Yo hacía todo con tal de mantenerte emocionada; pero al segundo mes ya parecía imposible atajar tu fastidio: mirabas el reloj, llegabas tarde, te dolía la cabeza, estabas menstruando o necesitabas escribir unas cartas. Y yo, en cambio, planeaba lo que habría de decirte, la forma de llenar cada minuto que me concedías; buscaba las mentiras más grandes, las parafernalias eróticas más eficaces y un itinerario de ocurrencias inéditas para cada ocasión. La novedad, sin embargo, entraba en órbita de lo reductible y se deslizaba por el óvalo de los círculos viciosos que eras capaz de descubrir en todo.

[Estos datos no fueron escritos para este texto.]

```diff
+int main(int argc, char** argv) {
+  if (argc > 1) {
+    dir = argv[1];
+  } else {
+    char tmpl[] = "/tmp/wal_core_check_XXXXXX";
+    const char* d = mkdtemp(tmpl);
+    if (!d) { std::perror("mkdtemp"); return 2; }
+    dir = d;
+  }
+  check_crc();
+  check_writers();
+  check_sync_order();
+  check_sync_threads();
+  if (failures.load()) {
+    std::printf("wal_core_check FAILED: %d\n", failures.load());
+    return 1;
+  }
+  std::printf("wal_core_check ok\n");
+  return 0;
+}
diff --git a/greptimedb_amd/engine/engine.py b/greptimedb_amd/engine/engine.py
--- a/greptimedb_amd/engine/engine.py
+++ b/greptimedb_amd/engine/engine.py
@@ -39,6 +39,7 @@
     regions: list = field(default_factory=list)
     append_mode: bool = False
     rule: object = None
+    fused_order: tuple = field(default=None, repr=False, compare=False)
 
 
 class MitoEngine:
@@ -359,19 +360,35 @@
 
     def write_regions_fused(self, table: TableState, slot, n: int, nf: int,
                             counts, mins, maxs, payloads: list,
-                            durable: bool = True) -> None:
+                            durable: bool = True,
+                            wal_batch: bool = False) -> None:
         import torch
         from greptimedb_amd.ops import cpu_ref
         from greptimedb_amd.ops import kernels as ops
 
         regions: list[Region] = table.regions
-        counts = [int(c) for c in counts]
+        cached = table.fused_order
+        if cached is None or cached[0] != regions:
+            cached = table.fused_order = (
+                list(regions),
+                tuple(sorted(regions, key=lambda r: r.region_id)),
+                tuple(r.region_id for r in regions))
+        ordered = cached[1]
+        counts, mins, maxs = (
+            a.tolist() if hasattr(a, "tolist") else [int(v) for v in a]
+            for a in (counts, mins, maxs))
         seqs = [0] * len(regions)
-        if durable:
+        if durable and wal_batch:
+            live = [k for k, p in enumerate(payloads) if p is not None]
+            rids = cached[2]
+            got = self.wal.append_commit_many(
+                [rids[k] for k in live], [payloads[k] for k in live])
+            for k, seq in zip(live, got):
+                seqs[k] = seq
+        elif durable:
             for k, p in enumerate(payloads):
                 if p is not None:
                     seqs[k] = self.wal.append(regions[k].region_id, p)
-        ordered = sorted(regions, key=lambda r: r.region_id)
         for r in ordered:
             r.lock.acquire()
         try:
@@ -406,7 +423,7 @@
                     continue
                 mem = region.memtable
                 mem.len = bases[k] + m
-                mn, mx = int(mins[k]), int(maxs[k])
+                mn, mx = mins[k], maxs[k]
                 mem.min_ts = mn if mem.min_ts is None else min(mem.min_ts, mn)
                 mem.max_ts = mx if mem.max_ts is None else max(mem.max_ts, mx)
                 region.last_seq = max(region.last_seq, seqs[k])
diff --git a/greptimedb_amd/engine/ingest.py b/greptimedb_amd/engine/ingest.py
--- a/greptimedb_amd/engine/ingest.py
+++ b/greptimedb_amd/engine/ingest.py
@@ -64,6 +64,7 @@
         self._bulk = engine.config.device.startswith("cuda")
         self._fused = True
         self._packed = True
+        self._wal_batch = True
         self._ring: list[_StageSlot] = []
         self._ring_pos = 0
         self._fused_st = None
@@ -282,11 +283,13 @@
         if n == 0:
             return 0
         engine = self.engine
+        wal_batch = self._wal_batch
         engine.write_regions_fused(st0, slot, n, nf, counts, mins, maxs,
-                                   payloads, durable=self.durable)
+                                   payloads, durable=self.durable,
+                                   wal_batch=wal_batch)
         slot.busy = slot.event is not None
         self._ring_pos = (self._ring_pos + 1) % len(self._ring)
-        if self.durable:
+        if self.durable and not wal_batch:
             engine.commit_wal()
         engine.maybe_flush()
         self.rows_ingested += n
diff --git a/greptimedb_amd/engine/wal.py b/greptimedb_amd/engine/wal.py
--- a/greptimedb_amd/engine/wal.py
+++ b/greptimedb_amd/engine/wal.py
@@ -139,9 +139,35 @@
                     continue
                 size = sh.writer.commit(self.sync_on_commit)
                 sh.dirty = False
-                if size >= self.segment_bytes:
-                    sh.writer.close_segment()
-                    sh.writer.open_segment(sh.seg_path(self.next_seq))
+            if size >= self.segment_bytes:
+                self._rotate(sh)
+
+    def _rotate(self, sh: _Shard):
+        with self._lock:
+            if sh.writer.segment_bytes() >= self.segment_bytes:
+                sh.writer.rotate(sh.seg_path(self.next_seq),
+                                 self.sync_on_commit)
+
+    def append_commit_many(self, region_ids: list[int],
+                           payloads: list) -> list[int]:
+        k = len(region_ids)
+        if k == 0:
+            return []
+        nsh = len(self.shards)
+        shards = [self.shards[r % nsh] for r in region_ids]
+        with self._lock:
+            first = self.next_seq
+            self.next_seq = first + k
+            seqs = list(range(first, first + k))
+            self.region_last.update(zip(region_ids, seqs))
+        sizes = _native.wal_append_commit(
+            [sh.writer for sh in shards], region_ids, seqs, payloads,
+            self.sync_on_commit)
+        limit = self.segment_bytes
+        for sh, size in zip(shards, sizes):
+            if size >= limit:
+                self._rotate(sh)
+        return seqs
 
     def replay(self):
         def shard_stream(shard_idx):
@@ -173,6 +199,6 @@
                 sh.writer.commit(self.sync_on_commit)
             except RuntimeError:
                 pass
-            sh.writer.close_segment()
+            sh.writer.close_segment(self.sync_on_commit)
             sh.writer = None
         self.shards = []
```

Yo sentía la obligación de divertirte: si te asaltaba la idea de que algún día habrías de envejecer, redactaba una iniciativa para las Cámaras exigiendo que se te declarase zona de desastre y a mí, damnificado tuyo; si querías un orgasmo a distancia, me sentaba en la orilla de la cama a improvisar un cuento excitante en el que ajustaba la duración de las escenas a tu propio ritmo: e igual conducía tu imaginación a través de tus perversidades favoritas que inventaban otras, con las que luego suspendíamos la literatura y el mundo: llegabas a la cima, en el interior de tu cuerpo se condensaban unas gotas que salían con violencia sin salir de ti; pero te aburrías; te aburrían los viajes, las caminatas a caballo, la percepción desgarrada por los estimulantes, pues ni el haz estrellado de los colores imposibles, ni la espiral veloz que de pronto se tensa en un disparo hacia el abismo, ni la música que se vuelve tangible y se unta como una pomada refrescante sobre el tímpano, ni nada, ni siquiera el peyote que te hizo otra frente a ti y te permitió ser ubicua lograron distraerte.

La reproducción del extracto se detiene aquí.